The $Q_1$ mechanism ensures the low-degree dense part is captured with standard NTK optimal rates.
The $Q_3$ subspace permits the quadratic term to capture high-degree sparse signals at the sample complexity afforded by QuadNTK, without corruption of generalization.

Global convergence and generalization bounds are established under conditions on the NTK eigenspectrum and regularizer coefficients (e.g., error for the NTK term is $\widetilde{O}(d^k/n)$ , while the quadratic term achieves error $\widetilde{O}(d^k/\sqrt{m})$ for rank- $R$ sparsity) (Nichani et al., 2022).
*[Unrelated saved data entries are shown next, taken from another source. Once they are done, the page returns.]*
#pragma unroll
  for (int i = 0; i < R64 * (C / 8) / NT; ++i) {
    const int p = tid + i * NT;
    const int r = p / (C / 8), g = p - r * (C / 8);
    float4 v0 = make_float4(0.f, 0.f, 0.f, 0.f), v1 = v0;
    if (r < nrows) {
      const float4* s4 = reinterpret_cast<const float4*>(a.X + (size_t)(row0 + r) * a.ldx + g * 8);
      v0 = s4[0];
      v1 = s4[1];
    }
    split8_store(v0, v1, A + r * SA + g * 48);
  }
  const int src = a.cross ? 1 - stream : stream;
  const float src_len = (float)(src ? a.len1 : a.len0);
  const float* kvp = (src && a.kv1 != nullptr) ? a.kv1 : a.kv + (size_t)src * (C * D);
  const float* ksp = (src && a.ks1 != nullptr) ? a.ks1 : a.ks + (size_t)src * C;
  const int h = wave;
  float bk[16];
#pragma unroll
  for (int i = 0; i < 16; ++i) bk[i] = kvp[(h * D + 2 * i + half) * D + l31];
  __syncthreads();
  f32x16 hid[2][2];
  zero2(hid);
  gemm(I2{}, I3{}, I0{}, I16{}, I32{}, a.w1, wave * 2, hid);
  __syncthreads();

  constexpr int QS = 258;
  float* qsh = S;
#pragma unroll
  for (int rh = 0; rh < 2; ++rh) {
#pragma unroll
    for (int i = 0; i < 32 * (C / 4) / NT; ++i) {
      const int e = tid + i * NT;
      const int r = e / (C / 4), c4 = e - r * (C / 4);
      float4 q = make_float4(0.f, 0.f, 0.f, 0.f);
      if (rh * 32 + r < nrows) q = *reinterpret_cast<const float4*>(qrows + (size_t)(rh * 32 + r) * a.ldq + c4 * 4);
      float2* dst = reinterpret_cast<float2*>(qsh + r * QS + c4 * 4);
      dst[0] = make_float2(q.x, q.y);
      dst[1] = make_float2(q.z, q.w);
    }
    __syncthreads();
    if (tid < 8 * 32) {
      const int tok = tid & 31, hh = tid >> 5;
      const float* q = qsh + tok * QS + hh * D;
      const float* k = ksp + hh * D;
      float den = 0.f;
#pragma unroll
      for (int d = 0; d < D; ++d) den = fmaf(q[d], k[d], den);
      z_sh[hh * 32 + tok] = 1.0f / (den + a.eps_attn);
    }
    f32x16 num;
#pragma unroll
    for (int r = 0; r < 16; ++r) num[r] = 0.f;
#pragma unroll
    for (int i = 0; i < 16; ++i) num = __builtin_amdgcn_mfma_f32_32x32x2f32(qsh[l31 * QS + h * D + 2 * i + half], bk[i], num, 0, 0, 0);
    __syncthreads();
    {
      char* col = A + (h * 4 + (l31 >> 3)) * 48 + (l31 & 7) * 2;
#pragma unroll
      for (int r = 0; r < 16; ++r) {
        const int row = (r & 3) + 8 * (r >> 2) + 4 * half;
        const float v = (num[r] * z_sh[h * 32 + row]) * src_len;
        unsigned hi, mid, lo;
        split2(v, 0.f, hi, mid, lo);
        char* d = col + (rh * 32 + row) * SA;
        *reinterpret_cast<unsigned short*>(d) = (unsigned short)hi;
        *reinterpret_cast<unsigned short*>(d + 16) = (unsigned short)mid;
        *reinterpret_cast<unsigned short*>(d + 32) = (unsigned short)lo;
      }
    }
    __syncthreads();
  }

  {
    f32x16 acc[2][1];
    zero2(acc);
    gemm(I1{}, I4{}, I0{}, I16{}, I16{}, a.wm, wave, acc);
    __syncthreads();
#pragma unroll
    for (int rh = 0; rh < 2; ++rh) {
      stage(acc[rh][0], wave * 32, false);
      __syncthreads();
      layernorm_rows(a.g1, a.b1, a.eps_ln, I0{}, rh * 32);
      __syncthreads();
    }
  }

  gemm(I2{}, I3{}, I16{}, I32{}, I32{}, a.w1, wave * 2, hid);
  __syncthreads();

  f32x16 out[2][1];
  zero2(out);
#pragma unroll
  for (int kh = 0; kh < 2; ++kh) {
#pragma unroll
    for (int rh = 0; rh < 2; ++rh) {
      if (wave / (NW / 2) == kh) {
        const int c0 = (wave - kh * (NW / 2)) * 64;
        stage(hid[rh][0], c0, true);
        stage(hid[rh][1], c0 + 32, true);
      }
      __syncthreads();
      split_staged(rh * 32, 0);
      __syncthreads();
    }
    if (kh == 0) gemm(I1{}, I4{}, I0{}, I16{}, I32{}, a.w2, wave, out);
    else gemm(I1{}, I4{}, I16{}, I32{}, I32{}, a.w2, wave, out);
    __syncthreads();
  }

  const bool fold = a.wq_next != nullptr;
#pragma unroll
  for (int rh = 0; rh < 2; ++rh) {
    stage(out[rh][0], wave * 32, false);
    __syncthreads();
    if (fold) layernorm_rows(a.g2, a.b2, a.eps_ln, I2{}, rh * 32);
    else layernorm_rows(a.g2, a.b2, a.eps_ln, I1{}, rh * 32);
    __syncthreads();
  }
  if (!fold) return;

  float* qdst = (stream && a.qkv_out1 != nullptr) ? a.qkv_out1 + (size_t)(cidx * R64) * (3 * C) : a.qkv_out + (size_t)row0 * (3 * C);
  const float vdiv = (float)seg_len;
  auto finish_qkv = [&](f32x16& t, int rb, bool qk) {
#pragma unroll
    for (int r = 0; r < 16; ++r) {
      const int row = rb + (r & 3) + 8 * (r >> 2) + 4 * half;
      float v = 0.f;
      if (row < nrows) {
        v = t[r];
        if (qk) v = v > 0.f ? v + 1.f : __expf(v);
        else v = v / vdiv;
        if (stream == 0 && a.qmask != nullptr) v *= a.qmask[row0 + row];
      }
      t[r] = v;
    }
  };
  auto store_qkv = [&](const f32x16& t, int rb, int tile) {
    const int col = tile * 32 + l31;
#pragma unroll
    for (int r = 0; r < 16; ++r) {
      const int row = rb + (r & 3) + 8 * (r >> 2) + 4 * half;
      if (row < nrows) qdst[(size_t)row * (3 * C) + col] = t[r];
    }
  };
  const bool kv_fold = a.kv_part != nullptr;
  {
    f32x16 acc[2][1];
    zero2(acc);
    gemm(I1{}, I4{}, I0{}, I16{}, I16{}, a.wq_next, h, acc);
#pragma unroll
    for (int i = 0; i < 2; ++i) {
      finish_qkv(acc[i][0], i * 32, true);
      store_qkv(acc[i][0], i * 32, h);
    }
  }
  f32x16 acc[2][2];
  zero2(acc);
  gemm(I2{}, I3{}, I0{}, I16{}, I16{}, a.wq_next, NW + h, acc, NW);
#pragma unroll
  for (int i = 0; i < 2; ++i) {
    finish_qkv(acc[i][0], i * 32, true);
    finish_qkv(acc[i][1], i * 32, false);
  }
  if (!kv_fold) {
#pragma unroll
    for (int i = 0; i < 2; ++i) {
      store_qkv(acc[i][0], i * 32, NW + h);
      store_qkv(acc[i][1], i * 32, 2 * NW + h);
    }
    return;
  }
  {
    f32x16 kvacc;
#pragma unroll
    for (int r = 0; r < 16; ++r) kvacc[r] = 0.f;
    float ksum = 0.f;
    auto swap = [](float x, float y, float& lo, float& hi) {
      const auto r = __builtin_amdgcn_permlane32_swap(__builtin_bit_cast(unsigned, x), __builtin_bit_cast(unsigned, y), false, false);
      lo = __builtin_bit_cast(float, (unsigned)r[0]);
      hi = __builtin_bit_cast(float, (unsigned)r[1]);
    };
#pragma unroll
    for (int i = 0; i < 2; ++i)
#pragma unroll
      for (int q = 0; q < 4; ++q) {
        float kk[2][2], vv[2][2];
#pragma unroll
        for (int e = 0; e < 2; ++e) {
          swap(acc[i][0][4 * q + 2 * e], acc[i][0][4 * q + 2 * e + 1], kk[0][e], kk[1][e]);
          swap(acc[i][1][4 * q + 2 * e], acc[i][1][4 * q + 2 * e + 1], vv[0][e], vv[1][e]);
        }
#pragma unroll
        for (int g = 0; g < 2; ++g)
#pragma unroll
          for (int e = 0; e < 2; ++e) {
            kvacc = __builtin_amdgcn_mfma_f32_32x32x2f32(kk[g][e], vv[g][e], kvacc, 0, 0, 0);
            ksum += kk[g][e];
          }
      }
    float* kvp = a.kv_part + (size_t)blockIdx.x * (C * D) + h * (D * D);
#pragma unroll
    for (int r = 0; r < 16; ++r) {
      const int d = (r & 3) + 8 * (r >> 2) + 4 * half;
      kvp[d * D + l31] = kvacc[r];
    }
    const float tot = ksum + __shfl_xor(ksum, 32, 64);
    if (half == 0) a.ks_part[(size_t)blockIdx.x * C + h * D + l31] = tot;
  }
}

}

5. Theoretical and Methodological Significance

Dy-NTK methodology demonstrates how to “escape” the static NTK regime not merely by increasing width or depth but by rigorously identifying, via spectral tools, safe directions in parameter space. It unifies the first- and second-order Taylor regimes and provides:

An explicit, spectral prescription for designing regularizers to enforce beneficial dynamics, grounded in population-level analysis.
A concrete mechanism to disambiguate good and bad directions, overcoming the pitfall of moving indiscriminately in high-curvature or low-signal directions.
A solution with improved generalization for function classes otherwise elusive to strictly NTK-based or strictly second-order approaches.
The use of random sign matrices and null-space projections to ensure orthogonality and preserve separation of concerns between linear and quadratic terms.
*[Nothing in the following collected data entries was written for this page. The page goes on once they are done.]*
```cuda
__global__ void __launch_bounds__(kTsThreads, 1)
king_ts_kernel(const __grid_constant__ CUtensorMap tmap_i, const __grid_constant__ CUtensorMap tmap_j, uint32_t variant_ct_padded , const uint32_t* __restrict__ tile_order, const uint32_t* __restrict__ tile_rt, const uint32_t* __restrict__ tile_tc, int32_t* __restrict__ raw_acc) {
  extern __shared__ __align__(1024) uint8_t smem[];
  __shared__ __align__(8) uint64_t bar_full_a[kTsASlots];
  __shared__ __align__(8) uint64_t bar_empty_a[kTsASlots];
  __shared__ __align__(8) uint64_t bar_full_b[kTsStagesJ];
  __shared__ __align__(8) uint64_t bar_empty_b[kTsStagesJ];
  __shared__ __align__(8) uint64_t bar_full_rj[kTsRawJSlots];
  __shared__ __align__(8) uint64_t bar_empty_rj[kTsRawJSlots];
  __shared__ __align__(8) uint64_t bar_full_ri[kTsRawISlots];
  __shared__ __align__(8) uint64_t bar_empty_ri[kTsRawISlots];
  __shared__ __align__(8) uint64_t bar_acc;
  __shared__ uint32_t tmem_base_slot;

  const uint32_t tid = threadIdx.x;
  const uint32_t warp = uniform_warp_idx();
  const uint32_t lane = tid & 31;
  const uint32_t tile = tile_order[blockIdx.x];
  const uint32_t rt = tile_rt[tile];
  const uint32_t ct = tile_tc[tile];
  const uint32_t ksteps = variant_ct_padded / kTsKstep;
  const uint32_t slot_iters = ksteps / kTsRingKsteps;
  const uint32_t smem_base = (smem_u32(smem) + 1023u) & ~1023u;

  if (tid == 0) {
    for (uint32_t s = 0; s < kTsASlots; ++s) {
      mbar_init(&bar_full_a[s], 4);
      mbar_init(&bar_empty_a[s], 1);
    }
    for (uint32_t s = 0; s < kTsStagesJ; ++s) {
      mbar_init(&bar_full_b[s], kTsColWarps);
      mbar_init(&bar_empty_b[s], 1);
    }
    for (uint32_t s = 0; s < kTsRawJSlots; ++s) {
      mbar_init(&bar_full_rj[s], 1);
      mbar_init(&bar_empty_rj[s], kTsColWarps);
    }
    for (uint32_t s = 0; s < kTsRawISlots; ++s) {
      mbar_init(&bar_full_ri[s], 1);
      mbar_init(&bar_empty_ri[s], kTsRowWarps);
    }
    mbar_init(&bar_acc, 1);
    mbar_fence_init();
  }
  __syncthreads();
  uint32_t tmem_base = 0;
  if (warp == kTsIssuerWarp) tmem_alloc<512>(&tmem_base_slot);
  if (warp < kTsRowWarps || warp == kTsIssuerWarp) {
    tc_fence_before_sync();
    named_bar_sync<1, 32 * (kTsRowWarps + 1)>();
    tc_fence_after_sync();
    tmem_base = tmem_base_slot;
  }

  if (warp < kTsRowWarps) {
    const uint32_t grp = warp >> 2;
    const uint32_t lq = warp & 3;
    const uint32_t row = 32 * lq + lane;
    const uint32_t ring_i = smem_base + kTsSmemOffRawI + row * 16;
    const uint32_t taddr_lane = tmem_base + ((32u * lq) << 16);
    if (grp == 0) {
      const uint32_t one[8] = {kUe8m0One4, kUe8m0One4, kUe8m0One4, kUe8m0One4, kUe8m0One4, kUe8m0One4, kUe8m0One4, kUe8m0One4};
      tmem_st8(taddr_lane + kTsSfCol, one);
      tmem_st8(taddr_lane + kTsSfCol + 8, one);
    }
    struct ExpI {
      uint32_t v[3][8];
    };
    auto expand_i = [&](const uint4& w) -> ExpI {
      ExpI e;
      const uint32_t words[4] = {w.x, w.y, w.z, w.w};
#pragma unroll
      for (int i = 0; i < 4; ++i) {
        const Nib3 n = expand_nibbles(words[i]);
        e.v[0][2 * i] = n.het[0]; e.v[0][2 * i + 1] = n.het[1];
        e.v[1][2 * i] = n.hom[0]; e.v[1][2 * i + 1] = n.hom[1];
        e.v[2][2 * i] = n.sgn[0]; e.v[2][2 * i + 1] = n.sgn[1];
      }
      return e;
    };
    struct Words {
      uint4 w[2];
    };
    auto load_slot = [&](uint32_t q) -> Words {
      const uint32_t si = q % kTsRawISlots;
      mbar_wait(&bar_full_ri[si], (q / kTsRawISlots) & 1);
      Words r;
      r.w[0] = lds128(ring_i + si * kTsRawIBytes + grp * (kTileRows * 16));
      r.w[1] = lds128(ring_i + si * kTsRawIBytes + (grp + 2) * (kTileRows * 16));
      return r;
    };
    Words words = load_slot(0);
    ExpI cur = expand_i(words.w[0]);
    for (uint32_t q = 0; q < slot_iters; ++q) {
#pragma unroll
      for (uint32_t h = 0; h < 2; ++h) {
        const uint32_t ks = 4 * q + grp + 2 * h;
        const uint32_t slot = ks % kTsASlots;
        mbar_wait(&bar_empty_a[slot], ((ks / kTsASlots) & 1) ^ 1);
        tc_fence_after_sync();
        const uint32_t ta = taddr_lane + kTsAccCols + slot * kTsASlotCols;
        tmem_st8(ta, cur.v[0]);
        tmem_st8(ta + 8, cur.v[1]);
        tmem_st8(ta + 16, cur.v[2]);
        tmem_st_wait();
        tc_fence_before_sync();
        mbar_arrive_warp(&bar_full_a[slot], lane);
        if (h == 0) {
          cur = expand_i(words.w[1]);
        } else {
          mbar_arrive_warp(&bar_empty_ri[q % kTsRawISlots], lane);
          if (q + 1 < slot_iters) {
            words = load_slot(q + 1);
            cur = expand_i(words.w[0]);
          }
        }
      }
    }
  } else if (warp < kTsIssuerWarp) {
    const uint32_t j = warp - kTsRowWarps;
    const uint32_t n = 8 * j + (lane >> 2);
    const uint32_t w = lane & 3;
    const uint32_t ring_j = smem_base + kTsSmemOffRawJ + n * 16 + 4 * w;
    const uint32_t dst = (w >> 1) * kTsLboJ + j * kCoreBytes + (n & 7) * 16 + (w & 1) * 8;
    constexpr uint32_t kPlaneOff = (kTsCols / 8) * kCoreBytes;
    for (uint32_t q = 0; q < slot_iters; ++q) {
      const uint32_t sj = q % kTsRawJSlots;
      mbar_wait(&bar_full_rj[sj], (q / kTsRawJSlots) & 1);
      uint32_t words[kTsRingKsteps];
#pragma unroll
      for (uint32_t kk = 0; kk < kTsRingKsteps; ++kk) words[kk] = lds32(ring_j + sj * kTsRawJBytes + kk * (kTsCols * 16));
#pragma unroll
      for (uint32_t kk = 0; kk < kTsRingKsteps; ++kk) {
        const uint32_t it = kTsRingKsteps * q + kk;
        const uint32_t sb = it % kTsStagesJ;
        const Nib3 e = expand_nibbles(words[kk]);
        mbar_wait(&bar_empty_b[sb], ((it / kTsStagesJ) & 1) ^ 1);
        const uint32_t a0 = smem_base + sb * kTsStageBytesJ + dst;
        sts64x2(a0, e.het[0], e.het[1]);
        sts64x2(a0 + kPlaneOff, e.hom[0], e.hom[1]);
        sts64x2(a0 + 2 * kPlaneOff, e.sgn[0], e.sgn[1]);
        fence_proxy_async_smem();
        mbar_arrive_warp(&bar_full_b[sb], lane);
      }
      mbar_arrive_warp(&bar_empty_rj[sj], lane);
    }
  } else if (warp == kTsIssuerWarp) {
    static_assert(kTsStagesJ == 4 && kTsASlots == 4, "issuer unrolling assumes 4 stages / 4 slots");
    constexpr uint32_t idesc_n160 = make_idesc_mxf4(128, 2 * kTsCols);
    constexpr uint32_t idesc_n80 = make_idesc_mxf4(128, kTsCols);
    const uint32_t tmem_u = uniform_u32(tmem_base);
    const uint32_t sf = tmem_u + kTsSfCol;
    const uint64_t desc0 = make_smem_desc(smem_base, kTsLboJ, kCoreBytes);
    for (uint32_t it0 = 0; it0 < ksteps; it0 += kTsStagesJ) {
      const uint32_t ph = (it0 / kTsStagesJ) & 1;
#pragma unroll
      for (uint32_t sb = 0; sb < kTsStagesJ; ++sb) {
        mbar_wait(&bar_full_b[sb], ph);
        mbar_wait(&bar_full_a[sb], ph);
        tc_fence_after_sync();
        if (elect_one_sync()) {
          const uint32_t acc = (it0 | sb) ? 1u : 0u;
          const uint64_t b_th = desc0 + ((sb * kTsStageBytesJ) >> 4);
          const uint64_t b_s = b_th + ((2 * (kTsCols / 8) * kCoreBytes) >> 4);
          const uint32_t ta = tmem_u + kTsAccCols + sb * kTsASlotCols;
          umma_mxf4_ts(tmem_u + 0, ta, b_th, idesc_n160, sf, sf, acc);
          umma_mxf4_ts(tmem_u + 2 * kTsCols, ta + 8, b_th, idesc_n160, sf, sf, acc);
          umma_mxf4_ts(tmem_u + 4 * kTsCols, ta + 16, b_s, idesc_n80, sf, sf, acc);
          umma_commit(&bar_empty_a[sb]);
          umma_commit(&bar_empty_b[sb]);
        }
        __syncwarp();
      }
    }
    if (elect_one_sync()) umma_commit(&bar_acc);
    __syncwarp();
  } else {
    if (elect_one_sync()) {
      const uint32_t ring_j = smem_base + kTsSmemOffRawJ, ring_i = smem_base + kTsSmemOffRawI;
      const int32_t row0 = static_cast<int32_t>(rt * kTileRows), col0 = static_cast<int32_t>(ct * kTsCols);
      for (uint32_t q = 0; q < slot_iters; ++q) {
        const int32_t ks0 = static_cast<int32_t>(q * kTsRingKsteps);
        const uint32_t si = q % kTsRawISlots;
        mbar_wait(&bar_empty_ri[si], ((q / kTsRawISlots) & 1) ^ 1);
        mbar_expect_tx(&bar_full_ri[si], kTsRawIBytes);
        tma_load_3d(ring_i + si * kTsRawIBytes, &tmap_i, 0, row0, ks0, &bar_full_ri[si]);
        const uint32_t sj = q % kTsRawJSlots;
        mbar_wait(&bar_empty_rj[sj], ((q / kTsRawJSlots) & 1) ^ 1);
        mbar_expect_tx(&bar_full_rj[sj], kTsRawJBytes);
        tma_load_3d(ring_j + sj * kTsRawJBytes, &tmap_j, 0, col0, ks0, &bar_full_rj[sj]);
      }
    }
    __syncwarp();
  }

  if (warp < kTsRowWarps) {
    mbar_wait(&bar_acc, 0);
    tc_fence_after_sync();
    constexpr uint32_t kPlaneBytes = kTsCols * kTileRows * 4;
    static_assert(2 * kPlaneBytes <= kTsSmemBytes - 1024, "two staging planes must fit the dynamic shared memory");
    const uint32_t lq = warp & 3, half = warp >> 2;
    const uint32_t rsample = 32 * lq + lane;
    int32_t* acc_tile = raw_acc + static_cast<uint64_t>(tile) * kTsTileAccWords;
#pragma unroll 1
    for (uint32_t q = 0; q < 5; ++q) {
      const uint32_t stage = smem_base + (q & 1) * kPlaneBytes + rsample * 4;
      if (q >= 2) {
        if (tid == 0) bulk_wait_group_read<1>();
        named_bar_sync<2, 32 * kTsRowWarps>();
      }
#pragma unroll 1
      for (uint32_t cgrp = half; cgrp < kTsGroupsJ; cgrp += 2) {
        uint32_t v[16];
        tmem_ld16(tmem_base + ((32u * lq) << 16) + 16 * (q * kTsGroupsJ + cgrp), v);
        tmem_ld_wait();
#pragma unroll
        for (uint32_t c = 0; c < 16; ++c) sts32(stage + (cgrp * 16 + c) * (kTileRows * 4), static_cast<uint32_t>(f32_bits_to_s32_rn(v[c])));
      }
      fence_proxy_async_smem();
      if (q == 4) tc_fence_before_sync();
      named_bar_sync<2, 32 * kTsRowWarps>();
      if (tid == 0) {
        bulk_reduce_add_s32(acc_tile + static_cast<uint64_t>(q) * (kTsCols * kTileRows), smem_base + (q & 1) * kPlaneBytes, kPlaneBytes);
        bulk_commit_group();
      }
    }
  }
  if (warp < kTsRowWarps || warp == kTsIssuerWarp) {
    named_bar_sync<1, 32 * (kTsRowWarps + 1)>();
    if (warp == kTsIssuerWarp) {
      tc_fence_after_sync();
      tmem_dealloc<512>(tmem_base);
    }
  }
  if (tid == 0) bulk_wait_group_read<0>();
}

}
```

This approach draws clear conceptual distinction from both pure “lazy training” (fixed kernel, minimal feature learning) and uncontrolled end-to-end deep learning (where lack of directionality may impair generalization or optimization landscape properties).

6. Broader Context and Implications

The Dy-NTK analytic framework generalizes to scenarios beyond dense-plus-sparse polynomial learning. A plausible implication is that any class of functions with mixed or hierarchically structured components may benefit from similar spectral decompositions and dynamic, regularizer-influenced escape from the kernel regime. The approach has motivated broader investigation into data-dependent spectral methods, regularized optimization subspaces, and the integration of higher-order dynamics in modern gradient-based neural network training.

Current limitations include its restriction to the two-layer setting and polynomial targets; extension to deeper architectures and broader functional classes remains open. There are also connections to convex reformulations and kernel learning frameworks (e.g., iteratively reweighted group lasso or multiple kernel learning), and to recent empirical findings demonstrating the need for dynamic (rather than static or purely lazy) NTK frameworks in sequential or nonstationary learning scenarios (Liu et al., 21 Jul 2025, Wenger et al., 2023).

Summary Table: Dy-NTK Structural Components

Component	Role	Spectral Subspace
$Q_1$ (informative)	Fits dense low-degree signals (NTK)	Top eigenvalue subspace
$Q_2$ (bad)	Avoided: leads to out-of-sample instability	Intermediate eigenvalues
$Q_3$ (good, null)	Exploited for quadratic/sparse signals	Small eigenvalue subspace
$V_2$ (bad neuron)	Regularized against for generalization	Neuron space

Dy-NTK thus synthesizes rigorous spectral characterizations, polynomial capacity theory, quadratic expansion, and structured regularization to construct architectures and optimization paths that systematically escape the weaknesses of standard NTK approaches without forfeiting their established guarantees.